Ich finde diese Theorie nicht überzeugend. Brütende Insekten fliegen nicht von allen rotlaubigen Bäumen weg, genauso wenig wie ich, ein bewundernder Brite, der eine Pause von der trüben Grauheit macht. 2019 fasste ein Papier von Susanne Renner in München und Constantin Zohner in Zürich eine andere Erklärung zusammen und stärkte sie, dass das Rot in den Herbstblättern starkes Sonnenlicht blockiert und die Energie absorbiert, die von ihm abgegeben wird, sodass alternde Blätter mehr Zeit haben, um „Nährstoffe zurückzuführen“, bevor sie sich abtrennen und abfallen.

Sie verknüpften dieses Argument überzeugend mit Aspekten der Herbstklimata im Osten der USA und Europas, den höheren Temperaturen der sonnigen Herbsttage in den USA, seiner längeren und früheren Herbstsaison und den niedrigeren Nachttemperaturen. Das Rot in seinem Herbst ist ein Sonnenschutzmittel, das die Zellen des Blattes schützt. 

Top-botanische Arboreten und ihre Aufzeichnungen sind Datenbanken für Wissenschaftler, die ihnen helfen zu verstehen, was wir oberflächlich sehen. Ihre Räume sind auch Zufluchtsorte für global gefährdete Arten, die aus gesammeltem Saatgut und Stecklingen sicher aufgezogen werden.

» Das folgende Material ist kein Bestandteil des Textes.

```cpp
LD_DEV bool emit_tasks(const DrawArgs &a, uint32_t par, uint32_t item, uint32_t m_lo, uint32_t m_hi, uint32_t &res_off) {
  const uint32_t count = m_hi - m_lo;
  const uint32_t nch = (uint32_t)a.n_channels;
  const unsigned long long off = atomicAdd(&a.ctr->pool_used[par], (unsigned long long)count * nch);
  const uint32_t nt = (count + 63u) / 64u;
  const uint32_t tb = atomicAdd(&a.ctr->n_tasks[par], nt * nch);
  if (off + (unsigned long long)count * nch > a.pool_cap || (unsigned long long)tb + nt * nch > a.task_cap) {
    atomicAdd(&a.ctr->overflow, 1ull);
    return false;
  }
  res_off = (uint32_t)off;
  if (a.emit_live) {
    for (uint32_t i = 0; i < nt * nch; ++i) st_agent64(a.tasks[par] + tb + i, (uint64_t)item | ((uint64_t)(m_lo + (i % nt) * 64u) << 32));
    asm volatile("s_waitcnt vmcnt(0)" ::: "memory");
    for (uint32_t i = 0; i < nt * nch; ++i) {
      const uint32_t c = i / nt, t = i - c * nt;
      const uint32_t n = (count - t * 64u) < 64u ? (count - t * 64u) : 64u;
      st_agent64(reinterpret_cast<uint64_t *>(a.tasks[par] + tb + i) + 1,
                 (uint64_t)((uint32_t)off + c * count + t * 64u) | ((uint64_t)(n | (c << 8) | (a.epoch << kTaskTagShift)) << 32));
    }
    return true;
  }
// ... 45 lines not shown
  const ItemVisit h = load_item_visit(a, item, a.lens ? a.lens->length : 0.0);
  const ItemHdr hd = make_item_hdr(a.P, h.I.cs, h.px, h.py);
  a.hdr[item] = hd;
  const uint32_t samples = h.samples, max_total = samples * 5u;
  const uint32_t m_limit = max_total + (uint32_t)a.retries;
  uint32_t m_hi = samples + (uint32_t)a.retries;
  if (sum_samples < a.extra_below) m_hi += (uint32_t)(((unsigned long long)samples * a.extra_num) >> 8) + a.extra_const;
  if (m_hi > m_limit) m_hi = m_limit;
  ItemProg pg{};
  pg.m_lo = 0;
  pg.m_hi = m_hi;
  uint32_t off = 0;
  if (!emit_tasks(a, 0u, item, 0u, m_hi, off)) pg.m_hi = 0;
  pg.res_off = off;
  a.prog[item] = pg;
  a.active[0][item] = item;
}

template <class LensT>
LD_DEV uint32_t solve_result(const lentil_params &P, const LensT &L, const NewtonState &s) {
  const DevLens &k = L.consts();
  double out4;
  const float transmittance = (float)newton_finish(L, s, out4);
  if (transmittance <= 0) return kCodeFail;
  const double ipx = s.x + s.dx * k.back_focal_length;
  const double ipy = s.y + s.dy * k.back_focal_length;
  if (ipx * ipx + ipy * ipy > k.inner_pupil_radius * k.inner_pupil_radius) return kCodeFail;
  const double sx = s.x + s.dx * -P.sensor_shift;
  const double sy = s.y + s.dy * -P.sensor_shift;
  uint32_t pix;
  return po_sensor_to_pixel(P, sx, sy, pix) ? pix : kCodeOut;
}

#ifndef LENTIL_SOLVE_ATTR
#define LENTIL_SOLVE_ATTR __attribute__((amdgpu_waves_per_eu(3)))
#endif
template <class LensT, bool kTables, bool kChroma = false, bool kStream = false>
__global__ __launch_bounds__(256) LENTIL_SOLVE_ATTR void solve_po_kernel(DrawArgs a) {
  LENTIL_TL_SPAN(a.round == 0 ? SPAN_SOLVE_R0 : (a.round == 1 ? SPAN_SOLVE_R1 : SPAN_SOLVE_R2));
  __shared__ DevTerm s_terms[kTables ? kMaxTerms : 1];
  __shared__ DevLens s_k;
  __shared__ DevLens s_kc[kChroma ? 3 : 1];
  __shared__ float s_cdfRow[kMaxBokehRows];
  __shared__ uint64_t s_hdr[4][4];
  __shared__ double s_ap[4][64][2];
  __shared__ double s_fin[4][6][64];
  __shared__ uint32_t s_fin_err[4][64], s_fin_res[4][64];
  if (kTables) {
    const uint32_t nt = a.lens->n_terms;
    for (uint32_t i = threadIdx.x; i < nt; i += blockDim.x) s_terms[i] = a.terms[i];
  }
  if (threadIdx.x == 0) s_k = *a.lens;
  if (kChroma && threadIdx.x < 3) {
    DevLens h = *a.lens;
    const double lam = a.lambda[threadIdx.x];
    h.lambda_pow[0] = 1.0; h.lambda_pow[1] = lam;
    for (uint32_t e = 2; e <= kMaxExp; ++e) h.lambda_pow[e] = ipow_u(lam, e);
    s_kc[threadIdx.x] = h;
  }
  const bool row_in_lds = a.P.bokeh_enable_image && a.bokeh.y <= kMaxBokehRows;
  if (row_in_lds)
    for (int i = threadIdx.x; i < a.bokeh.y; i += blockDim.x) s_cdfRow[i] = a.bokeh.cdfRow[i];
  __syncthreads();
  const float *cdfRow = row_in_lds ? s_cdfRow : a.bokeh.cdfRow;
  LensT L;
  if constexpr (kTables) { L.terms = s_terms; L.k = &s_k; } else { L.k = &s_k; }
  const DevLens &k = s_k;
  const lentil_params &P = a.P;

  if (blockIdx.x == 0 && threadIdx.x == 0 && !a.no_reset) reset_round(a.ctr, (uint32_t)a.parity ^ 1u);
  const uint32_t par = (uint32_t)a.parity;
  const Task *tasks = a.tasks[par];
  uint32_t *res = a.pool[par];
  uint32_t n_tasks = 0;
  if constexpr (!kStream) n_tasks = a.ctr->n_tasks[par] < a.task_cap ? a.ctr->n_tasks[par] : a.task_cap;
  const uint32_t lane = lane_id();
  const unsigned long long lt_mask = (1ull << lane) - 1ull;
  if (a.slow_live && a.slow && lane == 0) atomicAdd(&a.ctr->waves_started[par], 1u);
#ifdef LENTIL_PROBE_BUILD
  if (kStream && a.dispatch_probe && a.round == 1 && lane == 0) atomicAdd(&a.ctr->probe_res_xcc[0][xcc_id()], 1u);
#endif

  uint32_t cur_item = 0, cur_m = 0, cur_res = 0, cur_left = 0, cur_chan = 0;
  (void)cur_chan;
  bool no_more = false;
  constexpr uint32_t kNoTicket = 0xFFFFFFFFu;
  uint32_t ticket = kNoTicket, polls = 0;
  uint64_t ticket_t0 = 0;
  uint32_t idle_naps = 1u;
  (void)ticket; (void)polls; (void)ticket_t0; (void)idle_naps;
  bool busy = false;
  uint32_t res_idx = 0, cur_chan_lane = 0, my_item = 0;
  (void)cur_chan_lane;
  const uint32_t wv = threadIdx.x >> 6;
  uint32_t cur_pos = 0;
  uint32_t fin_n = 0;
  auto flush_finished = [&]() {
    if (fin_n == 0u) return;
    __builtin_amdgcn_fence(__ATOMIC_RELEASE, "wavefront", "local");
    __builtin_amdgcn_wave_barrier();
    __builtin_amdgcn_fence(__ATOMIC_ACQUIRE, "wavefront", "local");
    if (lane < fin_n) {
      NewtonState t;
      t.x = s_fin[wv][0][lane]; t.y = s_fin[wv][1][lane]; t.dx = s_fin[wv][2][lane]; t.dy = s_fin[wv][3][lane];
      t.out[0] = s_fin[wv][4][lane]; t.out[1] = s_fin[wv][5][lane]; t.out[2] = 0.0; t.out[3] = 0.0;
      t.sqr_err = 0.0; t.sqr_ap_err = 0.0; t.k = 0;
      const uint32_t ew = s_fin_err[wv][lane];
      t.error = (int)(ew & 0xFFu);
      LensT Lf = L;
      if constexpr (kChroma) Lf.k = &s_kc[(ew >> 8) & 3u];
      res[s_fin_res[wv][lane]] = solve_result(P, Lf, t);
    }
    __builtin_amdgcn_fence(__ATOMIC_RELEASE, "wavefront", "local");
    __builtin_amdgcn_wave_barrier();
    fin_n = 0u;
  };
  auto start_task = [&]() {
    cur_pos = 0u;
    __builtin_amdgcn_fence(__ATOMIC_RELEASE, "wavefront", "local");
    __builtin_amdgcn_wave_barrier();
    __builtin_amdgcn_fence(__ATOMIC_ACQUIRE, "wavefront", "local");
    if (lane < cur_left) {
      double ax = 0.0, ay = 0.0;
      po_aperture_sample(P, a.bokeh, cdfRow, (uint32_t)s_hdr[wv][3], cur_m + lane, ax, ay);
      s_ap[wv][lane][0] = ax; s_ap[wv][lane][1] = ay;
    }
    __builtin_amdgcn_fence(__ATOMIC_RELEASE, "wavefront", "local");
    __builtin_amdgcn_wave_barrier();
    __builtin_amdgcn_fence(__ATOMIC_ACQUIRE, "wavefront", "local");
  };
  double target[3] = {0, 0, 1};
  double ap_x = 0.0, ap_y = 0.0;
  NewtonState s;
  newton_init(s);
  uint32_t st_iters = 0, st_tries = 0, st_rounds = 0;
  const bool parking = a.slow != nullptr && a.round >= a.slow_from_round && (kStream || a.ctr->sum_samples < a.slow_below);
  bool producers_gone = false;
  (void)producers_gone;

  while (true) {
    const unsigned long long busy_mask = __ballot(busy);
    const uint32_t inflight = (uint32_t)__builtin_popcountll(busy_mask);
    const uint32_t n_idle = 64u - inflight;
    const uint32_t my_rank = (uint32_t)__builtin_popcountll(~busy_mask & lt_mask);
    uint32_t filled = 0;
    while (filled < n_idle) {
      if (cur_left == 0) {
        if (no_more) break;
        if constexpr (kStream) {
          if (ticket == kNoTicket) {
            uint32_t q = 0;
            if (lane == 0) q = atomicAdd(&a.ctr->task_head[par], 1u);
            ticket = __builtin_amdgcn_readfirstlane(q);
            polls = 0;
            ticket_t0 = __builtin_amdgcn_s_memrealtime();
          }
          if (ticket >= a.task_cap) { no_more = true; break; }
          uint64_t w1 = 0;
          if (lane == 0) w1 = ld_coherent64(reinterpret_cast<const uint64_t *>(tasks + ticket) + 1);
          const uint32_t w1_hi = __builtin_amdgcn_readfirstlane((uint32_t)(w1 >> 32));
          if ((w1_hi >> kTaskTagShift) != a.epoch) {
            if (lane == 0) tl_add(TL_POLLS_EMPTY, 1u);
            if (__builtin_amdgcn_s_memrealtime() - ticket_t0 > (a.stuck_ticks ? a.stuck_ticks : kStuckTicks)) {
              if (lane == 0 && atomicCAS(&a.ctr->stuck, 0u, 2u | (ticket << 2)) == 0u) {
                unsigned int *si = a.ctr->stuck_info;
                si[0] = (uint32_t)a.round; si[1] = par; si[2] = ld_coherent32(&a.ctr->n_tasks[par]);
                si[3] = ld_coherent32(&a.ctr->accept_done[0]); si[4] = ld_coherent32(&a.ctr->accept_started[0]);
                si[5] = w1_hi; si[6] = blockIdx.x; si[7] = ld_coherent32(&a.ctr->task_head[par]);
              }
              no_more = true;
            }
            break;
          }
          if ((w1_hi & 0xFFu) == kEndCount) {
            no_more = true;
            break;
          }
          uint64_t w0 = 0;
// ... 12 lines not shown
            }
            start_task();
          }
          if (cur_left == 0) continue;
        } else {
          uint32_t q = 0;
          if (lane == 0) q = atomicAdd(&a.ctr->task_head[par], 1u);
          q = __builtin_amdgcn_readfirstlane(q);
          if (q >= n_tasks) { no_more = true; break; }
          const Task t = tasks[q];
          cur_item = __builtin_amdgcn_readfirstlane(t.item);
          cur_m = __builtin_amdgcn_readfirstlane(t.m_base);
          cur_res = __builtin_amdgcn_readfirstlane(t.res_off);
          cur_left = __builtin_amdgcn_readfirstlane(t.count) & 0xFFu;
          if (kChroma) cur_chan = (__builtin_amdgcn_readfirstlane(t.count) >> 8) & 3u;
          if (cur_left) {
            if (lane < 4u) s_hdr[wv][lane] = reinterpret_cast<const uint64_t *>(a.hdr + cur_item)[lane];
            start_task();
          }
          if (cur_left == 0) continue;
        }
      }
      uint32_t take = n_idle - filled;
      if (take > cur_left) take = cur_left;
      if (!busy && my_rank >= filled && my_rank < filled + take) {
        const uint32_t j = my_rank - filled;
        res_idx = cur_res + j;
        const uint64_t *hs = s_hdr[wv];
        target[0] = __longlong_as_double((long long)hs[0]);
        target[1] = __longlong_as_double((long long)hs[1]);
        target[2] = __longlong_as_double((long long)hs[2]);
        ap_x = s_ap[wv][cur_pos + j][0];
        ap_y = s_ap[wv][cur_pos + j][1];
        newton_init(s);
        ++st_tries;
        busy = true;
        my_item = cur_item;
        if constexpr (kChroma) { L.k = &s_kc[cur_chan]; cur_chan_lane = cur_chan; }
      }
      cur_pos += take; cur_res += take; cur_left -= take; filled += take;
    }
    if (inflight + filled == 0u) {
      flush_finished();
      if (!kStream || no_more) break;
      for (uint32_t i = 0; i < idle_naps; ++i) __builtin_amdgcn_s_sleep(127);
      if (idle_naps < 8u) idle_naps <<= 1;
      continue;
    }
    idle_naps = 1u;

    if (busy) { newton_iter(L, target, ap_x, ap_y, s); ++st_iters; }
    ++st_rounds;
#ifdef LENTIL_TIMELINE
    { const uint32_t nb_ = (uint32_t)__builtin_popcountll(__ballot(busy)); if (lane == 0) tl_add(!kStream || a.round ? TL_ITERS_LATER : (a.instance ? TL_ITERS_B : TL_ITERS_A), nb_); }
#endif

    {
      const bool fin = busy && !newton_continue(s);
      const unsigned long long fmask = __ballot(fin);
      if (fmask) {
        const uint32_t nfin = (uint32_t)__builtin_popcountll(fmask);
        if (fin_n + nfin > 64u) flush_finished();
        if (fin) {
          const uint32_t q = fin_n + (uint32_t)__builtin_popcountll(fmask & lt_mask);
          s_fin[wv][0][q] = s.x; s_fin[wv][1][q] = s.y; s_fin[wv][2][q] = s.dx; s_fin[wv][3][q] = s.dy;
          s_fin[wv][4][q] = s.out[0]; s_fin[wv][5][q] = s.out[1];
          s_fin_err[wv][q] = ((uint32_t)s.error & 0xFFu) | ((kChroma ? cur_chan_lane : 0u) << 8);
          s_fin_res[wv][q] = res_idx;
          busy = false;
        }
        fin_n += nfin;
      }
    }
    if (kStream && a.slow_after_producers && !producers_gone && (st_rounds & 15u) == 0u) {
      uint32_t pd = 0;
      if (lane == 0) pd = ld_coherent32(a.producers_done);
      producers_gone = (uint32_t)__builtin_amdgcn_readfirstlane(pd) >= a.producers_total;
    }
    if (parking && (!kStream || !a.slow_after_producers || producers_gone || no_more) &&
        ((a.slow_live && !a.slow_dry_only) || (no_more && __builtin_popcountll(__ballot(busy)) <= a.slow_max_lanes))) {
      const bool park = busy && s.k >= a.slow_at;
      const unsigned long long pmask = __ballot(park);
      if (pmask) {
        const uint32_t sq = slow_queue(a);
// ... 2217 lines not shown
```
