template <class Cfg, int NSF, int NS, int NT, int WAVES>
__global__ __launch_bounds__(64 * WAVES, WAVES / 4) void k_field_mlp_bwd_sem_pw(
    const float* __restrict__ packed, const __bf16* __restrict__ image, int N, const float* __restrict__ h_saved,
    const float* __restrict__ d_logit, float* __restrict__ partials) {
  static_assert(Cfg::NSEM == 2 && Cfg::HB == 1, "`fruit_nerf` shape");
  constexpr int THREADS = 64 * WAVES;
  constexpr int LS0 = Cfg::L_SEM0, LS1 = Cfg::L_SEM1, LH = Cfg::L_HEAD;
  static_assert(LS1 == LS0 + 1 && LH == LS1 + 1, "the branch's layers are adjacent in the fp32 image");
  using L = Lds<Cfg, SegsSemF<Cfg>, SegsSemT<Cfg>, NSF, NS, NT, WAVES, 128>;
  using F = typename L::F;
  using T = typename L::T;
  extern __shared__ __attribute__((aligned(16))) unsigned char smem[];
  bf16x8* wf = reinterpret_cast<bf16x8*>(smem);
  bf16x8* wt = reinterpret_cast<bf16x8*>(smem + F::BYTES);
  float* fbias = reinterpret_cast<float*>(smem + L::FB_OFF);
  F::template stage<THREADS>(wf, image);
  T::template stage<THREADS>(wt, image);
  for (int i = threadIdx.x; i < 128; i += THREADS) fbias[i] = packed[Cfg::W_TOTAL + Cfg::boff(LS0) + i];
  __syncthreads();
  const int lane0 = threadIdx.x & 63, wave = threadIdx.x >> 6;
  unsigned char* scr = smem + L::SCR_OFF + wave * scratch_bytes<NS, NT>();
  f32x4 accH[4], accB[16], accA[4];
  f32x4 bH[1], bB[4], bA[4];
  zero_vec(accH);
  zero_vec(accB);
  zero_vec(accA);
  zero_vec(bH);
  zero_vec(bB);
  zero_vec(bA);
  const int n_groups = (N + 16 * NT - 1) / (16 * NT);
  for (int gr = blockIdx.x * WAVES + wave; gr < n_groups; gr += gridDim.x * WAVES) {
    asm volatile("" ::: "memory");
    int lane = lane0;
    asm volatile("" : "+v"(lane));
    const int j = lane & 15, g = lane >> 4;
    const Samples<NT> sm(gr, j, N);
    Ops<NT, 4, NSF> x1;
    Ops<NT, 4, NS> x2;
    {
      Ops<NT, 1, NSF> hx;
      Acts<NT, 1> h;
      Acts<NT, 4> s1;
#pragma unroll
      for (int t = 0; t < NT; ++t) h.v[t][0] = *reinterpret_cast<const f32x4*>(h_saved + (size_t)sm.n[t] * 16 + 4 * g);
      to_ops(hx, h);
      layer<NT, NSF, 4, 1>(F::template seg<LS0, false>(wf), fbias, hx, s1, lane);
      relu(s1);
      to_ops(x1, s1);
    }
    {
      Acts<NT, 4> s2;
      layer<NT, NSF, 4, 4>(F::template seg<LS1, false>(wf), fbias + 64, x1, s2, lane);
      to_ops(x2, s2);
    }
    Ops<NT, 1, NS> gl;
    {
      Acts<NT, 1> Gl;
#pragma unroll
      for (int t = 0; t < NT; ++t) {
        Gl.v[t][0] = f32x4{0.f, 0.f, 0.f, 0.f};
        if (g == 0 && sm.ok[t]) Gl.v[t][0][0] = d_logit[sm.n[t]];
      }
      bias_add(bH, Gl);
      to_ops(gl, Gl);
    }
    dw_round<NT, NS, 1, 4>(scr, gl, x2, accH, lane);
    Ops<NT, 4, NS> g2;
    {
      Acts<NT, 4> Gs2;
      layer<NT, NS, 4, 1>(T::template seg<LH, true>(wt), nullptr, gl, Gs2, lane);
      bias_add(bB, Gs2);
      to_ops(g2, Gs2);
    }
    dw_round<NT, NS, 4, 4>(scr, g2, x1, accB, lane);
    Ops<NT, 4, NS> g1;
    {
      Acts<NT, 4> Gs1;
      layer<NT, NS, 4, 4>(T::template seg<LS1, true>(wt), nullptr, g2, Gs1, lane);
      gate(Gs1, x1);
      bias_add(bA, Gs1);
      to_ops(g1, Gs1);
    }
    {
      Acts<NT, 1> h;
      Ops<NT, 1, NS> hx;
#pragma unroll
      for (int t = 0; t < NT; ++t) h.v[t][0] = *reinterpret_cast<const f32x4*>(h_saved + (size_t)sm.n[t] * 16 + 4 * g);
      to_ops(hx, h);
      dw_round<NT, NS, 4, 1>(scr, g1, hx, accA, lane);
    }
  }
  const int lane = lane0;
  float* part = partials + (size_t)blockIdx.x * (Cfg::W_TOTAL + Cfg::B_TOTAL);
  struct Table {
    __device__ static __forceinline__ Dest get(int b) {
      if (b < 4) return Dest{Cfg::woff(LS0), b, 0, 1, 0};
      if (b < 20) return Dest{Cfg::woff(LS1), (b - 4) >> 2, (b - 4) & 3, 4, 0};
      if (b < 24) return Dest{Cfg::woff(LH), 0, b - 20, 4, 0};
      if (b < 28) return Dest{Cfg::W_TOTAL + Cfg::boff(LS0), b - 24, 0, 0, 1};
      if (b < 32) return Dest{Cfg::W_TOTAL + Cfg::boff(LS1), b - 28, 0, 0, 1};
      return Dest{Cfg::W_TOTAL + Cfg::boff(LH), 0, 0, 0, 1};
    }
  };
  f32x4 all[33];
#pragma unroll
  for (int i = 0; i < 4; ++i) all[i] = accA[i];
#pragma unroll
  for (int i = 0; i < 16; ++i) all[4 + i] = accB[i];
#pragma unroll
  for (int i = 0; i < 4; ++i) all[20 + i] = accH[i];
#pragma unroll
  for (int i = 0; i < 4; ++i) all[24 + i] = bias_total(bA[i]);
#pragma unroll
  for (int i = 0; i < 4; ++i) all[28 + i] = bias_total(bB[i]);
  all[32] = bias_total(bH[0]);
  reduce_and_store<33, WAVES, Table>(smem, part, all, wave, lane);
}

Ich stelle mir nicht vor, wie Blätter in einem vorlapsarischen Eden farbig werden und von den Bäumen fallen. Ich stelle mir Gottes Garten als mühsam saisonlos vor und Adam und Eva, die nie eine Winterdecke brauchen. Die Jahreszeiten kamen mit dem Sündenfall. In Bostons lebendigem Eden führt eine Explosion von Rot das laubige Jahr der Laubbäume zu Ende. In Großbritannien sind Rot-Töne seltener, nicht weil wir noch böser waren, sondern weil unsere Herbstsaison kürzer ist, weniger sonnig und weniger durch Temperaturschwankungen am Tag und in der Nacht polarisiert ist.